Kimball was fired from her New Hampshire high school -- where she had been an employee for more than four years -- for letting a student take food without paying.
She was fired by the district manager of Café Services, the food services company that employed her, and says she was told what she did was "theft."
The student she helped paid his $8 lunch tab the next morning.
School officials and the food service company have offered to rehire the employee, but Kimball said she won't take their offer, saying "they're not doing it for me, they are doing it to save face."
When Andrés found out about Kimball's actions, he wanted to get her on board, calling her a "hero."

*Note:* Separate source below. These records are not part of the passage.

__global__ void tc_splitk_reduce_kernel(int M, int N, int splits, const float* __restrict__ partial, TcEpilogue ep) {
  const long long total = (long long)M * N;
  for (long long idx = blockIdx.x * (long long)blockDim.x + threadIdx.x; idx < total;
       idx += (long long)gridDim.x * blockDim.x) {
    const int row = (int)(idx / N), col = (int)(idx % N);
    float s = 0.f;
    for (int z = 0; z < splits; ++z) s += partial[(long long)z * total + idx];
    float v = ep.alpha * s;
    if (ep.beta != 0.f && ep.C) v = fmaf(ep.beta, ep.C[(long long)row * ep.ldc + col], v);
    if (ep.bias) v += __ldg(ep.bias + col);
    if (ep.Cpre) ep.Cpre[(long long)row * ep.ldpre + col] = v;
    if (ep.act == ACT_RELU) v = fmaxf(v, 0.f);
    else if (ep.act == ACT_SILU) v = v / (1.f + __expf(-v));
    if (ep.gate && ep.gate[(long long)row * ep.ldgate + col] <= 0.f) v = 0.f;
    if (ep.C) ep.C[(long long)row * ep.ldc + col] = v;
    if (ep.Cb) ep.Cb[(long long)row * ep.ldcb + col] = __float2bfloat16(v);
  }
}

static int launch_skinny_cluster(const void* A, long long lda, const void* W, long long ldw, int M, int N, int K,
                                 const TcEpilogue& ep, cudaStream_t st) {
  if (M < 1 || M > 128 || K % (TC_BK * RS_KS) != 0 || N % 4 != 0) return 1;
  auto al16 = [](const void* p, long long ld, int elt) { return p == nullptr || (((uintptr_t)p & 15) == 0 && (ld * elt) % 16 == 0); };
  if (!al16(ep.C, ep.ldc, 4) || !al16(ep.gate, ep.ldgate, 4) || !al16(ep.Cpre, ep.ldpre, 4) || !al16(ep.bias, 4, 4) ||
      !(ep.Cb == nullptr || (((uintptr_t)ep.Cb & 7) == 0 && ep.ldcb % 4 == 0)))
    return 1;
  const int Mpad = (M + 15) & ~15, kb = K / (TC_BK * RS_KS);
  const int NT = 16 * cdiv(N, 16 * RS_MAX_TILES), tiles = cdiv(N, NT);
  if (NT > 256 || kb > 8 || (Mpad / RS_KS) * (NT / 4) > RS_MAXE * RS_EPI) return 1;
  const size_t stage = 128 * 128 + (((size_t)NT * 128 + 1023) & ~(size_t)1023);
  const size_t s_bytes = ((size_t)Mpad * (NT + 4) * 4 + 1023) & ~(size_t)1023;
  const size_t smem = std::max((size_t)kb * stage, s_bytes) + 9 * 8 + 16 + 1024;
  if (smem > 227 * 1024) return 1;
  CUtensorMap ta, tw;
  int rc;
  if ((rc = make_tmap(&ta, A, K, M, lda, 64, Mpad))) return rc;
  if ((rc = make_tmap(&tw, W, K, N, ldw, 64, NT))) return rc;
  static size_t configured = 0;
  if (smem > configured) {
    TACORL_CHECK_CUDA(cudaFuncSetAttribute(skinny_cluster_kernel, cudaFuncAttributeMaxDynamicSharedMemorySize, (int)smem));
    configured = smem;
  }
  skinny_cluster_kernel<<<dim3(RS_KS, tiles), RS_THREADS, smem, st>>>(ta, tw, ep, M, Mpad, N, NT, kb);
  TACORL_LAUNCH_CHECK();
  return 0;
}

static int g_rnn_seq_enabled = -1;
bool rnn_seq_enabled() {
  if (g_rnn_seq_enabled < 0) { const char* e = getenv("TACORL_RNN_SEQ"); g_rnn_seq_enabled = !(e && e[0] == '0'); }
  return g_rnn_seq_enabled != 0;
}
void rnn_seq_set_enabled(int on) { g_rnn_seq_enabled = on < 0 ? 0 : (on > 2 ? 2 : on); }
int rnn_seq_mode() { rnn_seq_enabled(); return g_rnn_seq_enabled; }

static cudaEvent_t g_chain_ev[64] = {};
static cudaStream_t g_chain_stream[64] = {};
static unsigned long long g_chain_capture[64] = {};
static bool g_chain_recorded[64] = {};
static int chain_slot(cudaStream_t st, int* dev, unsigned long long* cid) {
  TACORL_CHECK_CUDA(cudaGetDevice(dev));
  TACORL_REQUIRE(*dev >= 0 && *dev < 64, "persistent launch: device index %d out of range", *dev);
  cudaStreamCaptureStatus cs = cudaStreamCaptureStatusNone;
  *cid = 0;
  TACORL_CHECK_CUDA(cudaStreamGetCaptureInfo(st, &cs, cid));
  if (cs != cudaStreamCaptureStatusActive) *cid = 0;
  if (!g_chain_ev[*dev]) TACORL_CHECK_CUDA(cudaEventCreateWithFlags(&g_chain_ev[*dev], cudaEventDisableTiming));
  return 0;
}
static int persistent_chain_enter(cudaStream_t st) {
  int dev; unsigned long long cid; int rc;
  if ((rc = chain_slot(st, &dev, &cid))) return rc;
  if (g_chain_recorded[dev] && g_chain_capture[dev] == cid && g_chain_stream[dev] != st)
    TACORL_CHECK_CUDA(cudaStreamWaitEvent(st, g_chain_ev[dev], 0));
  return 0;
}
static int persistent_chain_leave(cudaStream_t st) {
  int dev; unsigned long long cid; int rc;
  if ((rc = chain_slot(st, &dev, &cid))) return rc;
  TACORL_CHECK_CUDA(cudaEventRecord(g_chain_ev[dev], st));
  g_chain_recorded[dev] = true; g_chain_capture[dev] = cid; g_chain_stream[dev] = st;
  return 0;
}

int rnn_seq_tc(const void* Ab, int T, const void* W, long long ldw, int M, int N, int K, int tau0, int dtau, int n_steps,
               float beta, float* C, long long ldc, long long c_ts, const float* gate, long long ldgate, long long gate_ts,
               void* Cb, int act, unsigned* flags, cudaStream_t st) {
  if (!rnn_seq_enabled() || n_steps < 2) return 1;
  if (M < 1 || M > 128 || K != N || K % (TC_BK * RS_KS) != 0 || N % 4 != 0 || !Cb || !C || !flags) return 1;
  auto al16 = [](const void* p, long long ld) { return p == nullptr || (((uintptr_t)p & 15) == 0 && (ld * 4) % 16 == 0); };
  if (!al16(C, ldc) || !al16(C, c_ts) || !al16(gate, ldgate) || !al16(gate, gate_ts) || ((uintptr_t)Cb & 15) != 0) return 1;
  const int Mpad = (M + 15) & ~15, kb = K / (TC_BK * RS_KS);
  const int NT = 16 * cdiv(N, 16 * RS_MAX_TILES), tiles = cdiv(N, NT);
  if (NT > 256 || kb > 8 || (Mpad / RS_KS) * (NT / 4) > RS_MAXE * RS_EPI) return 1;
  const size_t w_stage = ((size_t)NT * 128 + 1023) & ~(size_t)1023;
  const size_t s_bytes = ((size_t)((Mpad + 31) & ~31) * (NT + 4) * 4 + 1023) & ~(size_t)1023;
  const size_t smem = (size_t)kb * (w_stage + 128 * 128) + s_bytes + 10 * 8 + 16 + 1024;
  if (smem > 227 * 1024) return 1;
  static size_t configured = 0;
  if (smem > configured) {
    TACORL_CHECK_CUDA(cudaFuncSetAttribute(rnn_seq_kernel, cudaFuncAttributeMaxDynamicSharedMemorySize, (int)smem));
    configured = smem;
  }
  {
    static size_t checked_smem = 0;
    static int max_clusters = 0;
    if (checked_smem != smem) {
      cudaLaunchConfig_t cfg = {};
      cfg.gridDim = dim3(RS_KS, tiles); cfg.blockDim = dim3(RS_THREADS); cfg.dynamicSmemBytes = smem;
      cudaLaunchAttribute at[1];
      at[0].id = cudaLaunchAttributeClusterDimension;
      at[0].val.clusterDim.x = RS_KS; at[0].val.clusterDim.y = 1; at[0].val.clusterDim.z = 1;
      cfg.attrs = at; cfg.numAttrs = 1;
      int n = 0;
      if (cudaOccupancyMaxActiveClusters(&n, rnn_seq_kernel, &cfg) != cudaSuccess) { cudaGetLastError(); n = 0; }
      max_clusters = n; checked_smem = smem;
    }
    if (max_clusters < tiles) return 1;
  }
  CUtensorMap ta, tw;
  int rc;
  {
    EncodeTiledFn fn = get_encode_fn();
    TACORL_REQUIRE(fn, "rnn_seq: cuTensorMapEncodeTiled is not available from the driver");
    TACORL_REQUIRE(((uintptr_t)Ab & 15) == 0, "rnn_seq: hidden-state buffer must be 16-byte aligned");
    cuuint64_t dims[3] = {(cuuint64_t)K, (cuuint64_t)M, (cuuint64_t)T};
    cuuint64_t strides[2] = {(cuuint64_t)K * 2, (cuuint64_t)M * K * 2};
    cuuint32_t box[3] = {64, (cuuint32_t)Mpad, 1};
    cuuint32_t estr[3] = {1, 1, 1};
    CUresult r = fn(&ta, CU_TENSOR_MAP_DATA_TYPE_BFLOAT16, 3, const_cast<void*>(Ab), dims, strides, box, estr,
                    CU_TENSOR_MAP_INTERLEAVE_NONE, CU_TENSOR_MAP_SWIZZLE_128B, CU_TENSOR_MAP_L2_PROMOTION_L2_256B,
                    CU_TENSOR_MAP_FLOAT_OOB_FILL_NONE);
    TACORL_REQUIRE(r == CUDA_SUCCESS, "rnn_seq: cuTensorMapEncodeTiled failed (%d) K=%d M=%d T=%d", (int)r, K, M, T);
  }
  if ((rc = make_tmap(&tw, W, K, N, ldw, 64, NT))) return rc;
  SeqArgs sa;
  sa.n_steps = n_steps; sa.tau0 = tau0; sa.dtau = dtau; sa.beta = beta; sa.C = C; sa.ldc = ldc; sa.c_ts = c_ts;
  sa.gate = gate; sa.ldgate = ldgate; sa.gate_ts = gate_ts; sa.Cb = (__nv_bfloat16*)Cb; sa.cb_ts = (long long)M * N;
  sa.act = act; sa.flags = flags;
  int rc2;
  if ((rc2 = persistent_chain_enter(st))) return rc2;
  rnn_seq_kernel<<<dim3(RS_KS, tiles), RS_THREADS, smem, st>>>(ta, tw, sa, M, Mpad, N, NT, kb);
  TACORL_LAUNCH_CHECK();
  if ((rc2 = persistent_chain_leave(st))) return rc2;
  return 0;
}

int rnn_wave_tc(const WaveLaneHost* lanes, int n_lanes, int T, int M, int N, int K, cudaStream_t st) {
  if (!rnn_seq_enabled() || n_lanes < 1 || n_lanes > 2) return 1;
  if (n_lanes == 2 && rnn_seq_mode() == 2) {
    int rc = rnn_wave_tc(lanes, 1, T, M, N, K, st);
    return rc ? rc : rnn_wave_tc(lanes + 1, 1, T, M, N, K, st);
  }
  if (M < 1 || M > 64 || K != N || K % (TC_BK * RW_KS) != 0 || N % 4 != 0) return 1;
  const int Mpad = (M + 15) & ~15, kb = K / (TC_BK * RW_KS);
  const int NT = 16 * cdiv(N, 16 * RW_MAX_TILES), tiles = cdiv(N, NT);
  if (NT > 128 || kb > 8 || (Mpad / RW_KS) * (NT / 4) > RS_MAXE * RS_EPI) return 1;
  auto al16 = [](const void* p, long long ld) { return p == nullptr || (((uintptr_t)p & 15) == 0 && (ld * 4) % 16 == 0); };
  int max_steps = 0;
  for (int l = 0; l < n_lanes; ++l) {
    const WaveLaneHost& h = lanes[l];
    if (!h.Ab || !h.W || !h.C || !h.Cb || !h.flags || h.n_steps < 0) return 1;
    if (!al16(h.C, h.ldc) || !al16(h.C, h.c_ts) || !al16(h.gate, h.ldgate) || !al16(h.gate, h.gate_ts)) return 1;
    if (((uintptr_t)h.Cb & 7) != 0 || h.ldcb % 4 != 0 || h.cb_ts % 4 != 0) return 1;
    if (((uintptr_t)h.Ab & 15) != 0 || (h.lda * 2) % 16 != 0 || (h.a_ts * 2) % 16 != 0) return 1;
    max_steps = std::max(max_steps, h.n_steps);
  }
  if (max_steps < 2) return 1;
  const size_t w_stage = ((size_t)NT * 128 + 1023) & ~(size_t)1023, a_pitch = (size_t)Mpad * 128;
  const size_t s_bytes = ((size_t)((Mpad + 31) & ~31) * (NT + 4) * 4 + 1023) & ~(size_t)1023;
  const size_t tail = std::max(a_pitch + s_bytes + 256, (size_t)16384 + 256);
  const size_t smem = (size_t)kb * w_stage + (size_t)(kb - 1) * a_pitch + tail + 1024;
  if (smem > 227 * 1024) return 1;
  static size_t configured = 0;
  if (smem > configured) {
    TACORL_CHECK_CUDA(cudaFuncSetAttribute(rnn_wave_kernel, cudaFuncAttributeMaxDynamicSharedMemorySize, (int)smem));
    TACORL_CHECK_CUDA(cudaFuncSetAttribute(rnn_wave_kernel, cudaFuncAttributeNonPortableClusterSizeAllowed, 0));
    configured = smem;
  }
  cudaLaunchConfig_t cfg = {};
  cfg.gridDim = dim3(RW_KS, tiles, n_lanes); cfg.blockDim = dim3(RS_THREADS); cfg.dynamicSmemBytes = smem; cfg.stream = st;
  cudaLaunchAttribute at[1];
  at[0].id = cudaLaunchAttributeClusterDimension;
  at[0].val.clusterDim.x = RW_KS; at[0].val.clusterDim.y = 1; at[0].val.clusterDim.z = 1;
  cfg.attrs = at; cfg.numAttrs = 1;
  {
    static size_t checked_smem = 0;
    static int max_clusters = 0;
    if (checked_smem != smem) {
      int n = 0;
      if (cudaOccupancyMaxActiveClusters(&n, rnn_wave_kernel, &cfg) != cudaSuccess) { cudaGetLastError(); n = 0; }
      max_clusters = n; checked_smem = smem;
    }
    if (max_clusters < tiles * n_lanes) return 1;
  }
  EncodeTiledFn fn = get_encode_fn();
  TACORL_REQUIRE(fn, "rnn_wave: cuTensorMapEncodeTiled is not available from the driver");
  CUtensorMap ta[2], tw[2];
  WaveArgs wa;
  int rc;
  for (int l = 0; l < 2; ++l) {
    const WaveLaneHost& h = lanes[l < n_lanes ? l : 0];
    cuuint64_t dims[3] = {(cuuint64_t)K, (cuuint64_t)M, (cuuint64_t)T};
    cuuint64_t strides[2] = {(cuuint64_t)h.lda * 2, (cuuint64_t)h.a_ts * 2};
    cuuint32_t box[3] = {64, (cuuint32_t)Mpad, 1};
    cuuint32_t estr[3] = {1, 1, 1};
    CUresult r = fn(&ta[l], CU_TENSOR_MAP_DATA_TYPE_BFLOAT16, 3, const_cast<void*>(h.Ab), dims, strides, box, estr,
                    CU_TENSOR_MAP_INTERLEAVE_NONE, CU_TENSOR_MAP_SWIZZLE_128B, CU_TENSOR_MAP_L2_PROMOTION_L2_256B,
                    CU_TENSOR_MAP_FLOAT_OOB_FILL_NONE);
    TACORL_REQUIRE(r == CUDA_SUCCESS, "rnn_wave: cuTensorMapEncodeTiled failed (%d) K=%d M=%d T=%d", (int)r, K, M, T);
    if ((rc = make_tmap(&tw[l], h.W, K, N, h.ldw, 64, NT))) return rc;
    WaveLane& d = wa.lane[l];
    d.n_steps = l < n_lanes ? h.n_steps : 0; d.tau0 = h.tau0; d.dtau = h.dtau; d.act = h.act; d.beta = h.beta;
    d.C = h.C; d.ldc = h.ldc; d.c_ts = h.c_ts; d.gate = h.gate; d.ldgate = h.ldgate; d.gate_ts = h.gate_ts;
    d.Cb = (__nv_bfloat16*)h.Cb; d.ldcb = h.ldcb; d.cb_ts = h.cb_ts; d.flags = h.flags;
  }
  if ((rc = persistent_chain_enter(st))) return rc;
  void* args[] = {&ta[0], &tw[0], &ta[1], &tw[1], &wa, (void*)&M, (void*)&Mpad, (void*)&N, (void*)&NT, (void*)&kb};
  TACORL_CHECK_CUDA(cudaLaunchKernelExC(&cfg, (const void*)rnn_wave_kernel, args));
  note_launch();
  if ((rc = persistent_chain_leave(st))) return rc;
  return 0;
}

unsigned rnn_seq_timeouts() {
  unsigned v = 0;
  cudaMemcpyFromSymbol(&v, g_rnn_seq_timeouts, sizeof(v));
  return v;
}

"If she needs a job we have openings at @thinkfoodgroup," he said on Twitter. 'If you know her, let her know."
ThinkFoodGroup is the company behind Andrés' hotels, products, initiatives and restaurants that span from Washington D.C. to Los Angeles, Vegas, Miami, as well as Puerto Rico and Mexico City.
Andrés was named one of the Top 100 most influential people in the world by TIME.
His nonprofit, World Central Kitchen, has provided millions of hot meals to people struck by disaster across the world, including survivors of Hurricane Florence, first responders in the California wildfires, volcano victims in Guatemala, migrants in Tijuana and millions of Puerto Ricans who were left with nothing after Hurricane Maria.
And during the shutdown, the chef and his army of volunteers tackled the Washington crisis by offering free sandwiches at any of his restaurants for all federal government employees.